The present invention relates to electrodes for use in secondary electrochemical cells. More particularly, it concerns a negative electrode composition including lithium which exhibits an increased activity in electrode potential over that of the lithium-aluminum electrode.
A substantial amount of work has been done in the development of high-temperature, secondary electrochemical cells. Positive electrodes for these cells have included chalcogens such as sulfur, oxygen, selenium or tellurium as well as their transition metal chalcogenides. Positive electrode materials such as the sulfides of iron, cobalt, nickel and copper are of current interest.
In high-temperature cells, current flow between electrodes often is transmitted by molten electrolytic salt. Particularly useful salts include compositions of the alkali metal halides and/or the alkaline earth metal halides ordinarily incorporating a salt of the negative electrode reactant metal, e.g. lithium. In cells operating at moderate temperatures, aqueous and organic base electrolytes are permissible and these also can include cations of the negative electrode metal.
Alkali metals such as lithium, sodium, potassium, or alkaline earth metals including calcium, magnesium, etc. and alloys of these materials are contemplated as negative electrode reactants. Alloys of these materials such as lithium-aluminum, lithium-silicon, lithium-magnesium, calcium-magnesium, calcium-aluminum, calcium-silicon and magnesium-aluminum have been investigated to maintain the negative electrode in solid form and thereby improve retention of the active material at high cell operating temperatures.

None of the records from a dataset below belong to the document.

# mynameisfiber/baton

Measured on NVIDIA H100. Metric: federated local samples/sec (whole box), ResNet-18 FedAvg, synthetic non-IID 32x32 shards, higher is better.
Workload: dtype bf16

## Files before the change

### baton_b200/build_ext.py

```python
from __future__ import annotations

import os
import shutil
import subprocess
import sys
import sysconfig
import time
from concurrent.futures import ThreadPoolExecutor

HERE = os.path.dirname(os.path.abspath(__file__))
CSRC = os.path.join(HERE, "csrc")
BUILD = os.path.join(HERE, "csrc", "build")
TRACE = os.environ.get("BATON_BUILD_TRACE") == "1"
if TRACE:
    BUILD = os.path.join(HERE, "csrc", "build_trace")
TARGET = os.path.join(HERE, "_C_trace.so" if TRACE else "_C.so")

CU_SOURCES = ["gemm_wgmma.cu", "gemm_fp8.cu", "quant.cu", "attention.cu", "im2col_tma.cu", "gemm_simt.cu", "fedavg.cu", "elementwise.cu", "conv.cu", "norm.cu", "loss.cu", "conv_halo.cu"]
HEADERS = ["ptx.cuh", "launch.h", "pdl.cuh", "mx.cuh", "sgd.cuh", "dp.cuh", "epilogue.cuh"]
NVCC_FLAGS = ["-gencode", "arch=compute_90a,code=sm_90a", "-lineinfo", "-O3", "-std=c++17",
              "-Xcompiler", "-fPIC", "--use_fast_math", "-Xptxas", "-v"]
if os.environ.get("BATON_BUILD_PHASE_TIMING") == "1":
    NVCC_FLAGS.append("-DB200_FEDAVG_PHASE_TIMING")
if TRACE:
    NVCC_FLAGS += ["-DB200_TRACE", "-DB200_FEDAVG_PHASE_TIMING"]


def _nvcc() -> str:
    for cand in (os.environ.get("CUDA_HOME", "") + "/bin/nvcc", "/usr/local/cuda/bin/nvcc", shutil.which("nvcc") or ""):
        if cand and os.path.exists(cand):
            return cand
    raise RuntimeError("nvcc not found")


def _newer(src_paths, out_path) -> bool:
    if not os.path.exists(out_path):
        return True
    t = os.path.getmtime(out_path)
    return any(os.path.getmtime(p) > t for p in src_paths)


def _run(cmd, verbose, log_path=None):
    proc = subprocess.run(cmd, stdout=subprocess.PIPE, stderr=subprocess.STDOUT, text=True)
    if log_path:
        with open(log_path, "w") as f:
            f.write(" ".join(cmd) + "\n" + proc.stdout)
    if proc.returncode != 0:
        sys.stderr.write(proc.stdout)
        raise RuntimeError("build step failed: {}".format(" ".join(cmd[:3])))
    if verbose:
        sys.stdout.write(proc.stdout)


def build(force: bool = False, verbose: bool = False) -> str:
    import torch
    from torch.utils import cpp_extension

    os.makedirs(BUILD, exist_ok=True)
    nvcc = _nvcc()
    stamp = os.path.join(BUILD, "flags.txt")
    want = "\n".join([nvcc] + NVCC_FLAGS + [torch.__version__]) + "\n"
    if not force and (not os.path.exists(stamp) or open(stamp).read() != want):
        force = True
    headers = [os.path.join(CSRC, h) for h in HEADERS]
    t0 = time.time()
    jobs = []
    objs = []
    for cu in CU_SOURCES:
        src = os.path.join(CSRC, cu)
        obj = os.path.join(BUILD, cu.replace(".cu", ".o"))
        objs.append(obj)
        if force or _newer([src] + headers, obj):
            jobs.append(([nvcc] + NVCC_FLAGS + ["-I", CSRC, "-c", src, "-o", obj], obj + ".log"))
    bind_src = os.path.join(CSRC, "bindings.cpp")
    bind_obj = os.path.join(BUILD, "bindings.o")
    objs.append(bind_obj)
    if force or _newer([bind_src] + headers, bind_obj):
        inc = []
        for p in cpp_extension.include_paths("cuda") if hasattr(cpp_extension, "include_paths") else []:
            inc += ["-isystem", p]
        inc += ["-isystem", sysconfig.get_paths()["include"]]
        abi = int(getattr(torch._C, "_GLIBCXX_USE_CXX11_ABI", True))
        jobs.append((["g++", "-O2", "-std=c++17", "-fPIC", "-DTORCH_EXTENSION_NAME=_C",
                      "-DTORCH_API_INCLUDE_EXTENSION_H", "-D_GLIBCXX_USE_CXX11_ABI={}".format(abi),
                      "-I", CSRC] + inc + ["-c", bind_src, "-o", bind_obj], bind_obj + ".log"))
    if jobs:
        with ThreadPoolExecutor(max_workers=min(8, len(jobs))) as pool:
            list(pool.map(lambda j: _run(j[0], verbose, j[1]), jobs))
    if jobs or force or not os.path.exists(TARGET):
        torch_lib = os.path.join(os.path.dirname(torch.__file__), "lib")
        cuda_lib = os.path.join(os.path.dirname(os.path.dirname(nvcc)), "lib64")
        link = ["g++", "-shared", "-o", TARGET] + objs + [
            "-L" + torch_lib, "-L" + cuda_lib, "-lc10", "-lc10_cuda", "-ltorch_cpu", "-ltorch_cuda", "-ltorch",
            "-ltorch_python", "-lcudart", "-Wl,-rpath," + torch_lib, "-Wl,--no-as-needed"]
        _run(link, verbose)
    with open(stamp, "w") as fh:
        fh.write(want)
    if verbose:
        print("built {} in {:.1f}s ({} compile steps)".format(TARGET, time.time() - t0, len(jobs)))
    return TARGET


if __name__ == "__main__":
    build(force="--force" in sys.argv, verbose="--verbose" in sys.argv or "-v" in sys.argv)
    print(TARGET)
```

### baton_b200/csrc/bindings.cpp

```cpp
#include <ATen/cuda/CUDAContext.h>
#include <c10/cuda/CUDAGuard.h>
#include <torch/extension.h>

#include <optional>
#include <vector>

#include "launch.h"

namespace {

inline cudaStream_t cur_stream() { return at::cuda::getCurrentCUDAStream().stream(); }
inline void check(int rc, const char* what) {
  TORCH_CHECK(rc == 0, "baton_b200::", what, " failed with code ", rc,
              rc > 0 ? std::string(" (") + cudaGetErrorString(static_cast<cudaError_t>(rc)) + ")" : std::string());
}
inline const void* cptr(const at::Tensor& t) { return t.data_ptr(); }
inline void* ptr(at::Tensor& t) { return t.data_ptr(); }
template <class T>
inline T* opt_ptr(const std::optional<at::Tensor>& t) {
  return (t.has_value() && t->defined()) ? reinterpret_cast<T*>(t->data_ptr()) : nullptr;
}
#define CHECK_CUDA(x) TORCH_CHECK((x).is_cuda(), #x " must be a CUDA tensor")

inline const float* prox_anchor(const std::optional<at::Tensor>& anchor, int64_t numel, const at::Tensor& hyper) {
  if (!anchor.has_value() || !anchor->defined()) return nullptr;
  CHECK_CUDA(*anchor);
  TORCH_CHECK(anchor->scalar_type() == at::kFloat && anchor->is_contiguous() && anchor->numel() >= numel,
              "prox anchor: contiguous fp32 covering the parameters");
  TORCH_CHECK(hyper.numel() >= 5, "prox anchor: hyper needs 5 floats {lr, momentum, weight_decay, dampening, prox_mu}");
  return anchor->data_ptr<float>();
}

inline const float* scaf_corr(const std::optional<at::Tensor>& corr, int64_t numel, const float* anchor) {
  if (!corr.has_value() || !corr->defined()) return nullptr;
  CHECK_CUDA(*corr);
  TORCH_CHECK(corr->scalar_type() == at::kFloat && corr->is_contiguous() && corr->numel() >= numel,
              "scaffold correction: contiguous fp32 covering the parameters");
  TORCH_CHECK(anchor == nullptr, "an SGD step takes a FedProx anchor or a SCAFFOLD correction, not both");
  return corr->data_ptr<float>();
}

inline float* adam_v_ptr(const std::optional<at::Tensor>& v, int64_t numel, const float* mom, const at::Tensor& hyper,
                         const float* anchor, const float* corr) {
  if (!v.has_value() || !v->defined()) return nullptr;
  CHECK_CUDA(*v);
  TORCH_CHECK(v->scalar_type() == at::kFloat && v->is_contiguous() && v->numel() >= numel,
              "adamw second moment: contiguous fp32 covering the parameters");
  TORCH_CHECK(mom != nullptr, "an AdamW step needs the first-moment (momentum) buffer");
  TORCH_CHECK(hyper.numel() >= 12, "an AdamW step takes its step row (12 floats) as hyper");
  TORCH_CHECK(anchor == nullptr && corr == nullptr, "an AdamW step takes no FedProx anchor or SCAFFOLD correction");
  return v->data_ptr<float>();
}

inline std::optional<B200SgdEpilogue> sgd_epilogue(const std::optional<at::Tensor>& theta,
                                                   const std::optional<at::Tensor>& theta_bf16,
                                                   const std::optional<at::Tensor>& mom,
                                                   const std::optional<at::Tensor>& hyper, bool nesterov,
                                                   const std::optional<at::Tensor>& anchor,
                                                   const std::optional<at::Tensor>& corr,
                                                   const std::optional<at::Tensor>& adam_v) {
  if (!hyper.has_value() || !hyper->defined()) return std::nullopt;
  TORCH_CHECK(theta.has_value() && theta->scalar_type() == at::kFloat && hyper->scalar_type() == at::kFloat &&
                  (!theta_bf16.has_value() || theta_bf16->scalar_type() == at::kBFloat16) &&
                  (!mom.has_value() || mom->scalar_type() == at::kFloat),
              "sgd epilogue: fp32 theta / momentum / hyper, bf16 shadow");
  const float* a = prox_anchor(anchor, theta->numel(), *hyper);
  const float* c = scaf_corr(corr, 0, a);
  return B200SgdEpilogue{theta->data_ptr<float>(), opt_ptr<void>(theta_bf16), opt_ptr<float>(mom),
                         hyper->data_ptr<float>(), nesterov ? 1 : 0, a, c,
                         adam_v_ptr(adam_v, 0, opt_ptr<float>(mom), *hyper, a, c)};
}
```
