static int patch_grid_(const dh_params *p, int w, int h, int *nx, int *ny) {
    if (!p || !nx || !ny) return fail(DH_EINVAL, "dh_patch_grid: NULL argument");
// ... 538 lines not shown
    BoxArgs ba{};
    ba.frames = L.q.frames; ba.zeros = L.p->zeros.get(); ba.n_frames = L.n; ba.w = L.w; ba.h = L.h; ba.rw = L.p->f_rw; ba.rh = L.p->f_rh;
    ba.tile_flags = L.tile_flags; ba.tiles_x = g.tiles_x; ba.tiles_y = g.tiles_y; ba.gen = L.gen; ba.tpx = L.tpx; ba.tpy = L.tpy; ba.tbw = L.tw; ba.tbh = L.th;
    if (L.o.zero_fold) { ba.zero_ptr = ws.counters.get(); ba.zero_lo = (uint32_t)ws.lay.zero_lo; ba.zero_hi = (uint32_t)ws.lay.zero_hi; ba.zero_end = (uint32_t)ws.lay.zero_words; }
    ba.out = L.box; ba.plane = g.box_plane; ba.rows = g.box_rows; ba.lg = g.swz_log2; ba.ow = g.box_ow; ba.parts = g.box_parts;
    ba.ring = L.bp.ring; ba.oh = L.bp.oh; ba.bands = L.bp.bands; ba.blocks_per_frame = L.bp.blocks_per_frame;
    ba.blk_shift = ws.blk_shift; ba.mask_blocks = L.bp.mask_blocks; ba.blk_mask = L.blk_mask;
    if (L.use_list && ws.shifts.on) ba.list_count = L.tl_count;
    { Range r(L.o.profile, "dh:boxsum"); HIP_TRY(dh_launch_boxsum(ba, L.s)); }
    return DH_OK;
}
static int enqueue_tile_list(const Launch &L) {
    const Workspace &ws = L.ws; const Geom &g = L.g;
    Range r(L.o.profile, "dh:tile_list");
    if (!ws.shifts.on) { HIP_TRY(dh_launch_tile_list(L.tile_flags, L.gen, L.n, g.tiles_x * g.tiles_y, L.tl_list, L.tl_count, (uint32_t)ws.tile_list_stride, L.s)); return DH_OK; }
    TileShiftArgs sa{};
    sa.n_frames = L.n; sa.blk_shift = ws.blk_shift; sa.mask_blocks = L.bp.mask_blocks; sa.parts = g.box_parts; sa.blk_mask = L.blk_mask; sa.ow4 = g.box_ow / 4; sa.nc = g.box_parts * sa.ow4;
    sa.tiles_x = g.tiles_x; sa.tiles_y = g.tiles_y; sa.step = L.step; sa.tpx = L.tpx; sa.tpy = L.tpy; sa.tbw = L.tw; sa.tbh = L.th;
    sa.sx0 = ws.shifts.sx0; sa.sy0 = ws.shifts.sy0; sa.gx = ws.shifts.gx; sa.nsx = ws.shifts.nsx; sa.nsy = ws.shifts.nsy;
    sa.list = L.tl_list; sa.count = L.tl_count; sa.stride = (uint32_t)ws.tile_list_stride; sa.shift_out = ws.tile_shift.get() + L.f0;
    HIP_TRY(dh_launch_tile_shift(sa, L.s));
    return DH_OK;
}
static int enqueue_traverse(const Launch &L, bool *gated) {
    dh_predictor *p = L.p;
    const Workspace &ws = L.ws; const Geom &g = L.g;
    TraverseArgs ta{};
    ta.frames = L.q.frames; ta.n_frames = L.n; ta.w = L.w; ta.h = L.h;
    ta.step = L.step; ta.sw = (int)p->params.subimage_width; ta.sh = (int)p->params.subimage_height;
    ta.nx = g.nx; ta.ny = g.ny; ta.px = g.px; ta.py = g.py; ta.tiles_x = g.tiles_x; ta.tiles_y = g.tiles_y;
    ta.ss_max = g.ss_max; ta.ss_row = g.ss_row; ta.swz_log2 = g.swz_log2; ta.swz_q = g.swz_q;
    ta.uniform = g.uniform ? 1 : 0; ta.rw = p->f_rw; ta.rh = p->f_rh; ta.area = (uint32_t)(p->f_rw * p->f_rh);
    ta.nodes_u = p->nodes_u.get(); ta.nodes_a = p->absorb_ok ? p->nodes_a.get() : nullptr; ta.walk_lb = (p->n_nodes + p->n_amb) << 4; ta.amb_list = p->amb_list.get();
    ta.top_tab = p->top_tab.get(); ta.top_levels = g.top_levels; ta.nodes_g = p->knobs.no_general_int ? nullptr : p->nodes_g.get();
    ta.box = L.box; ta.box_plane = g.box_plane; ta.box_rows = g.box_rows; ta.tile_flags = L.tile_flags; ta.gen = L.gen;
#ifdef DH_PROFILING_KNOBS
    ta.stop_phase = p->knobs.trav_stop;
    if (p->knobs.trav_stamps)
        TRY(next_stamps(p->trav_stamps, 8, &ta.dbg_stamps, [](const unsigned long long *hst) {
            fprintf(stderr, "[k_traverse cycles/phase summed over the workgroups that reach it] region=%llu gate=%llu walks=%llu gated tail=%llu\n", hst[0], hst[1], hst[2], hst[3]);
        }));
#endif
    ta.f = p->dev; set_windows(ta, ws, L.f0, p->n_trees);
    *gated = !L.o.traverse_only && !L.o.leaf_out && !L.o.flags_out && dh_tile_gate_(g, ws.cap_frames, p->absorb_ok, p->n_trees, p->debug, p->knobs);
    if (*gated) { ta.tile_gate = 1; ta.win_total = ws.win_total(L.f0); }
    if (!L.o.traverse_only) p->ws.last_gated = *gated;
    ta.dbg_flags = L.dbg_flags; ta.dbg_leaf = L.o.leaf_out ? L.o.leaf_out : p->debug ? ws.dbg_leaf.get() + (size_t)L.f0 * g.npatch * p->n_trees : nullptr;
    if (L.use_list) { ta.tile_list = L.tl_list; ta.tile_list_count = L.tl_count; ta.tile_list_stride = (uint32_t)ws.tile_list_stride; }
    { Range r(L.o.profile, "dh:traverse"); HIP_TRY(dh_launch_traverse(ta, g.lds, L.s)); }
    return DH_OK;
}
static int enqueue_emit(const Launch &L, bool gated) {
    const Geom &g = L.g;
    EmitArgs ea{};
    ea.frames = L.q.frames; ea.n_frames = L.n; ea.w = L.w; ea.h = L.h;
    ea.step = L.step; ea.lw = L.lw; ea.lh = L.lh; ea.nx = g.nx; ea.npatch = g.npatch; ea.px = g.px; ea.py = g.py; ea.tiles = g.tiles_x * g.tiles_y;
    memcpy(ea.kinv, L.kinv, sizeof ea.kinv);
    ea.cams = L.cams; ea.f = L.p->dev; set_windows(ea, L.ws, L.f0, L.p->n_trees);
    if (gated) { ea.pre_gated = 1; ea.win_total = L.ws.win_total(L.f0); }
    set_hits(ea, L.ws, L.f0);
    ea.leaf_hits = L.q.heads ? nullptr : L.leaf_hits;
    ea.gen = L.gen; ea.dbg_flags = L.dbg_flags;
    if (L.q.support || L.q.heads) ea.hit_win = L.ws.hit_win.get() + L.hoff;
#ifdef DH_PROFILING_KNOBS
    ea.stop = L.p->knobs.emit_stop;
#endif
    { Range r(L.o.profile, "dh:emit"); HIP_TRY(dh_launch_emit(ea, L.s)); }
    return DH_OK;
}
static int enqueue_vote(const Launch &L) {
    const CamSel &cs = L.q.cams;
    VoteArgs va{};
    va.n_frames = L.n; va.w = L.w; va.h = L.h;
    va.cell_fast = !L.p->knobs.vote_exact && (!cs.c || cs.all_cell_fast(L.n, L.w, L.h)) ? 1 : 0;
    memcpy(va.k, L.K, sizeof va.k);
    va.cams = L.cams; va.cams_pin = cs.c && cs.all_pin(L.n) ? 1 : 0; va.f = L.p->dev;
    set_hits(va, L.ws, L.f0);
    va.pos_grid = L.pos_grid; va.rot_grid = L.rot_grid; va.leaf_hits = L.q.heads ? nullptr : L.leaf_hits;
#ifdef DH_PROFILING_KNOBS
    va.stop = L.p->knobs.vote_stop;
#endif
    { Range r(L.o.profile, "dh:vote"); HIP_TRY(dh_launch_vote(va, L.s)); }
    return DH_OK;
}
static ClusterArgs cluster_args(const Launch &L) {
    ClusterArgs ca{};
    ca.frames = L.q.frames; ca.n_frames = L.n; ca.w = L.w; ca.h = L.h;
    memcpy(ca.kinv, L.kinv, sizeof ca.kinv);
    ca.cams = L.cams; ca.f = L.p->dev; set_hits(ca, L.ws, L.f0);
    ca.pos_grid = L.pos_grid; ca.kern_r2 = L.p->kern_r2.get(); ca.iterations = L.p->params.meanshift_iterations;
    return ca;
}
static int enqueue_cluster(const Launch &L) {
    dh_predictor *p = L.p; const Workspace &ws = L.ws;
    ClusterArgs ca = cluster_args(L);
// ... 50 lines not shown
    SupportArgs sa{};
    sa.n_frames = L.n; sa.nx = L.g.nx; sa.step = L.step; sa.lw = L.lw; sa.lh = L.lh;
    sa.radius = L.q.radius; sa.poses = L.q.out; sa.out = L.q.support;
    sa.hits = ws.hits.get() + L.hoff; sa.hit_box = ws.hit_box.get() + L.hoff; sa.hit_win = ws.hit_win.get() + L.hoff;
    sa.hit_count = L.hit_count; sa.hits_cap = ws.hits_cap; sa.off4 = L.p->dev.off4;
    sa.acc = ws.sup_acc.get() + L.f0; sa.bits = ws.sup_bits.get() + (size_t)L.f0 * ws.sup_words; sa.bit_words = ws.sup_words;
    { Range r(L.o.profile, "dh:support"); HIP_TRY(dh_launch_support(sa, L.s)); }
    return DH_OK;
}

One of the disadvantages of previous lithium alloys, e.g. lithium-aluminum electrodes, has been the reduced cell voltage as compared to negative electrodes containing molten lithium. The reduced cell voltage and power has been accepted in order to obtain the enhanced electrode and cell stability afforded by solid lithium alloys. However, even in lithium-aluminum negative electrodes, postoperative examinations of long-lived cells have revealed high lithium concentrations at the negative electrode face. In addition, current collector and cell structural components of iron are corroded by reaction with aluminum within the negative electrode. The present inventor has found that the addition of sufficient iron into the aluminum prior to alloying with lithium will increase the electrode voltage, power and energy density (energy/electrode weight), improve lithium retention and may reduce corrosion of iron components.